# sauce



## seitt

Greetings,

You have two words for ‘sauce’, ‘salça’ and ‘sos’, and I am always confusing them.

Please, how can I learn the difference?

Best wishes, and many thanks,

Simon


----------



## Rallino

*Salça *is specifically made of tomato. (See here) It is added to the pot alongside the other ingredients when you prepare a hot meal.

*Sos* is a sauce that you prepare in a different pot, and you put it on top of the hot meal that you prepared elsewhere. The sauce that you put on your spaghetti would be a _sos_.


----------



## seitt

Many thanks - can 'sos' also be a sauce that results from cooking i.e. the juice produced by meat in the cooking process?


----------



## Rallino

No, that is simply called _Et suyu. _However if you, then, use that juice on another meal, you can say:_ Et suyunu sos olarak kullandım._


----------



## seitt

Many thanks, very well explained.


----------



## dawar

Hello, Salça is a thick tomato paste. here is Wikipedia's definition :

a thick paste that is made by cooking tomatoes  for several hours to reduce moisture, straining them to remove the seeds  and skin, and cooking them again to reduce them to a thick, rich  concentrate.

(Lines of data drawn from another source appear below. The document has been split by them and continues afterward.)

template <class T> struct DevBuf {
    T *p = nullptr; size_t n = 0;
    DevBuf() {}
    explicit DevBuf(size_t count) { alloc(count); }
    DevBuf(const DevBuf &) = delete; DevBuf &operator=(const DevBuf &) = delete;
    DevBuf(DevBuf &&o) noexcept : p(o.p), n(o.n) { o.p = nullptr; o.n = 0; }
    DevBuf &operator=(DevBuf &&o) noexcept { if (this != &o) { release(); p = o.p; n = o.n; o.p = nullptr; o.n = 0; } return *this; }
    ~DevBuf() { release(); }
    void alloc(size_t count) { release(); if (count) OTTI_HIP(hipMalloc((void **)&p, count * sizeof(T))); n = count; }
    void release() { if (p) (void)hipFree(p); p = nullptr; n = 0; }
};

struct DCsr3 { const uint32_t *ptr[3]; const uint32_t *idx[3]; const Fr *val[3]; const int32_t *small[3]; };
struct DeviceCsrSet {
    DevBuf<uint32_t> ptr[3], idx[3]; DevBuf<Fr> val[3];
    DevBuf<int32_t> small[3];
    bool use_small = false;
    DevBuf<uint32_t> heavy;
    DevBuf<uint32_t> seg_row, seg_no, seg_begin;
    size_t rows = 0, n_heavy = 0, n_seg = 0;
    double avg_row = 0.0;
    bool quad() const { return avg_row >= 3.0; }
    DCsr3 view() const { DCsr3 v; for (int k = 0; k < 3; k++) { v.ptr[k] = ptr[k].p; v.idx[k] = idx[k].p; v.val[k] = val[k].p; v.small[k] = small[k].p; } return v; }
};
struct DeviceInstance { DeviceCsrSet by_row, by_col; size_t nnz = 0; };
struct DeviceShard { int rank = 0, world = 1; DeviceCsrSet by_row, by_col; };

struct DeviceGens {
    DevBuf<TabEntry> table; int c = 0, W = 0; size_t E = 0, nbases = 0;
    double build_ms[2] = {0, 0};
    const TabEntry *entry0(size_t base) const { return table.p + base * (size_t)W * E; }
};

struct Mailbox { Fr *partials; unsigned *counter; Fr *host_results; unsigned long long *host_flag; unsigned long long seq; int slot; int line_mail = 0;
                 Fr *dev_results; };

struct alignas(64) GoBox { unsigned long long seq, tag, pad[2]; Fr v[4]; unsigned long long timed_out, pad2[3]; };
static_assert(sizeof(GoBox) == 192 && offsetof(GoBox, v) == 32 && offsetof(GoBox, timed_out) == 160, "GoBox layout is read by hand-written loads");
constexpr int kGoCopies = 8;
constexpr size_t kGoCopyStride = 4096;
constexpr int kMsmMailRegions = 4;
struct PtFe;
bool msm_mail_sum(const MsmMail *m, int i0, int i1, unsigned long long want, PtFe &acc, unsigned max_spins, bool allow_ifma);
bool msm_mails_whole(const MsmMail *m, int n, unsigned long long want);
struct MsmPending { unsigned long long seq = 0, order = 0; int region = 0; uint32_t rows = 0, nchunks = 0; };
struct DevCtx;
struct MsmMailbox {
    MsmMail *host = nullptr, *dev = nullptr;
    MsmPending pending[kMsmMailRegions]; int pending_n = 0;
    unsigned long long launches = 0;
    unsigned long long read[8] = {0}; int read_next = 0;
    unsigned long long order = 0, h_pts_order = 0;
    bool host_sum(const DevCtx &c) const;
    void ensure(DevCtx &c);
    void queue(unsigned long long seq, uint32_t rows, uint32_t nchunks);
    MsmMail *region(int r) const { return host + (size_t)r * kMsmMailCap; }
};
struct TailMailbox { TailMail *host = nullptr, *dev = nullptr; void ensure(DevCtx &c); };
struct WaitLimits;
struct Armed { GoBox *host; GoBox *dev; unsigned long long want, deadline; int relay = 1, pollers = 1; };
constexpr unsigned long long kArmDeadlineTicks = 3000000000ull;
constexpr int kMaxBlocks = 2048;
constexpr size_t kArmMaxLen = 65536;

struct DevCtx {
    hipStream_t stream = nullptr;
    hipStream_t side = nullptr; hipEvent_t ev_side = nullptr;
    hipStream_t side_stream();
    int device = 0, num_cu = 256;
    DevBuf<Fr> partials;
    DevBuf<Fr> spmv_partial;
    DevBuf<Fr> results;
    Fr *h_results = nullptr;
    Fr *d_results_alias = nullptr;
    unsigned long long *h_flag = nullptr, *d_flag_alias = nullptr, seq = 0;
    DevBuf<unsigned> d_counter;
    DevBuf<unsigned long long> d_counts;
    DevBuf<unsigned long long> sat_bits;
    DevBuf<uint32_t> sat_rows; DevBuf<Fr> sat_abc;
    DevBuf<unsigned long long> diff_chunks;
    Mailbox next_mailbox(int slot);
    GoBox *h_go = nullptr, *d_go_alias = nullptr; DevBuf<GoBox> d_go; unsigned long long go_issued = 0, go_published = 0;
    unsigned long long arm_deadline = kArmDeadlineTicks;
    bool host_coherent = false;
    void reset_arrival_counters();
    hipEvent_t ev_order = nullptr;
    std::vector<struct RowSumSlot *> row_slots;
    TailMailbox tail_mail;
    template <class Pred, class OnLimit> void spin_until(Pred arrived, const WaitLimits &lim, std::chrono::steady_clock::time_point t0, OnLimit fail);
    void wait_tail(int n_groups, unsigned long long seq);
    void wait_tail_sums(int n_inst, int W, unsigned long long seq, Fr *sums);
    Armed arm_many(int count);
    bool armed_ok() const;
    Armed arm();
    void go(const Fr *v, int n);
    void go_abort();
    void wait_ticket(unsigned long long ticket);
    DevBuf<Pt> msm_keep;
    DevBuf<Pt> msm_partial, msm_final;
    Pt *h_pts = nullptr;
    size_t pending_host_encode = 0;
    uint8_t *h_points = nullptr;
    uint8_t *d_points_host = nullptr;
    DevBuf<uint8_t> d_points;
    size_t msm_partial_cap = 0, points_cap = 0;
    hipEvent_t ev0 = nullptr, ev1 = nullptr;
    static DevCtx &get();
    DevCtx() {} DevCtx(const DevCtx &) = delete; DevCtx &operator=(const DevCtx &) = delete;
    struct Scratch *scratch = nullptr;
    struct SnarkScratch *snark_scratch = nullptr;
    void sync();
    void wait_points(const MsmTicket &ticket);
    void encode_pending();
    Pt *d_pts_alias = nullptr; DevBuf<unsigned> d_counter2;
    MsmMailbox msm_mail;
    void msm_host_sum(const MsmPending &p);
    void ensure_points(size_t rows, size_t splits);
};
struct RowSumSlot { DevBuf<uint8_t> comp; DevBuf<Niels> pts; DevBuf<Fr> sc; DevBuf<Pt> out; DevBuf<unsigned> bad; bool busy = false; };
hipStream_t bulk_masked_stream();
struct ActiveProof { ActiveProof(); ~ActiveProof(); static int count(); };
constexpr int kResultSlots = 8192;

enum KClass { KC_MSM_ROWS = 0, KC_MSM_SMALL, KC_MSM_FINISH, KC_SC_CUBIC, KC_SC_QUAD, KC_SPMV, KC_EQ, KC_REDUCE, KC_BOUND, KC_BULLET, KC_OTHER,
              KC_PC_ROUND, KC_PROD_LAYER, KC_HASH_LAYER, KC_GATHER, KC_DOT_MANY ,
              KC_DECODE, KC_MSM_VAR , KC_SAT_CHECK , KC_COUNT };
struct KStats {
    bool on = false; unsigned mask = 0xffffffffu;
    std::vector<hipEvent_t> pool; std::vector<int> cls; size_t used = 0;
    double total_ms[KC_COUNT] = {0}; unsigned long long count[KC_COUNT] = {0};
    static KStats &get();
    int begin(DevCtx &c, int k);
    void end(DevCtx &c, int rec);
    void flush();
    void reset();
};
struct KScope { DevCtx &c; int rec; KScope(DevCtx &c_, int k) : c(c_), rec(KStats::get().begin(c_, k)) {} ~KScope() { KStats::get().end(c, rec); } };

enum WitFormat { WIT_CANONICAL32 = 0, WIT_MONTGOMERY32 = 1, WIT_I64 = 2, WIT_U64 = 3 };
inline size_t wit_elem_bytes(int format) { return format == WIT_I64 || format == WIT_U64 ? 8 : 32; }
struct DeviceWitness {
    DevBuf<Fr> z; std::vector<Fr> inputs;
    double small_fraction = 0.0;
    DeviceWitness(const Instance &I, int format, const void *src, size_t nvars, size_t stride, bool src_on_device, hipStream_t producer, const std::vector<Fr> &inputs);
    DeviceWitness(const Instance &I, const uint8_t *vars32, size_t nvars, const std::vector<Fr> &inputs) : DeviceWitness(I, WIT_CANONICAL32, vars32, nvars, 0, false, nullptr, inputs) {}
    void update(size_t first, int format, const void *src, size_t count, size_t stride, bool src_on_device, hipStream_t producer);
    void scatter(const uint64_t *idx, int format, const void *src, size_t count, size_t stride, bool on_device, hipStream_t producer);
    unsigned long long scatter_calls = 0, rows_patched = 0, terms_patched = 0;
    size_t assign(size_t first, int format, const void *src, size_t count, size_t stride, bool src_on_device, hipStream_t producer);
    size_t diff(size_t first, int format, const void *src, size_t count, size_t stride, bool src_on_device, hipStream_t producer, uint64_t *idx_out, size_t cap) const;
    unsigned long long assign_calls = 0, assign_changed = 0, assign_resums = 0;
    void set_inputs(const std::vector<Fr> &new_inputs);
    DevBuf<Pt> rows_kept; const char *rows_stream = nullptr; size_t rows_R = 0;
    Gens *rows_gens = nullptr;
    unsigned long long rows_resummed = 0;
    bool rows_kept_for(const Gens &g) const;
    void keep_rows(Gens &g);
    void drop_rows();
private:
    std::vector<Fr> set_up(DevCtx &c, const Instance &I, size_t nvars);
};
void ensure_device_objects(Instance &I, Gens &g);
void ensure_instance_device(Instance &I);
void ensure_gens_device(Gens &g);
void release_gens_device(Gens &g);
int device_window_bits(size_t nbases);
constexpr int kInstEvalSlot = 16;
void instance_evaluate_begin(Instance &I, const std::vector<Fr> &rx, const std::vector<Fr> &ry);
void instance_evaluate_finish(Fr out[3]);
void instance_evaluate_gpu(Instance &I, const std::vector<Fr> &rx, const std::vector<Fr> &ry, Fr out[3]);
class ShardComm;
std::vector<uint8_t> nizk_prove_resident(Instance &I, DeviceWitness &wit, Gens &g, const void *tlabel, size_t tlabel_len, const uint8_t *seed32,
                                         ProveTimings *tm, ShardComm *sh = nullptr);
struct R1csHooks { std::function<void(const std::vector<Fr> &)> on_rx, on_ry; std::function<void()> on_idle; };
void r1cs_prove_device(Instance &I, DeviceWitness &wit, Gens &g, Transcript &tr, RandomTape &tape, NizkProof &P, ProveTimings &T, ShardComm *sh, const R1csHooks *hooks = nullptr);
std::shared_ptr<DeviceShard> upload_instance_shard(const Instance &I, int rank, int world);
struct PeBufs { Fr *LZ, *Rv, *a, *s, *b2, *s2, *rows, *extras; };
DotProductProofLog dplog_prove_device(DevCtx &c, const DeviceGens &DG, const Gens &g, const PcView &v, const PeBufs &B, const Fr &LZ_blind, const Fr *y_known,
                                      const Fr &blind_y, CPoint &Cy_out, Transcript &tr, RandomTape &tape);
size_t dev_witness_ingest_from(DevCtx &c, int format, const void *src, size_t stride, size_t n, Fr *z, size_t dst_off, size_t *n_small = nullptr);
void dev_witness_scatter_check(DevCtx &c, int format, const void *src, size_t stride, const uint64_t *d_idx, size_t n, size_t V, Fr *conv,
                               size_t *bad_scalars, size_t *bad_indices);
void dev_witness_scatter_apply(DevCtx &c, const uint64_t *d_idx, const Fr *conv, size_t n, size_t V, Fr *z, Fr *delta);
struct WitDiff { size_t n_changed = 0, bad_scalars = 0, lo = 0, hi = 0; };
size_t dev_witness_diff_chunk();
WitDiff dev_witness_diff_count(DevCtx &c, int format, const void *src, size_t stride, size_t n, const Fr *z);
void dev_witness_diff_apply(DevCtx &c, int format, const void *src, size_t stride, size_t n, Fr *z, size_t first, size_t cap, uint64_t *d_idx, Fr *delta, bool write_z);
void dev_witness_rows_touched(DevCtx &c, const uint64_t *d_idx, size_t n, size_t R, uint64_t *h_rows);
void dev_gather_strided(DevCtx &c, const Fr *in, size_t stride, size_t offset, Fr *out, size_t n);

In contrast, tomato purée which consists of tomatoes that  have been boiled briefly and strained, is a liquid with a consistency  between crushed tomatoes and tomato paste.

And just for small cultural detail : Salça is one the most important ingredients in turkish food. You can find it in nearly every meal.


----------



## seitt

Thank you so much, an excellent contribution.


----------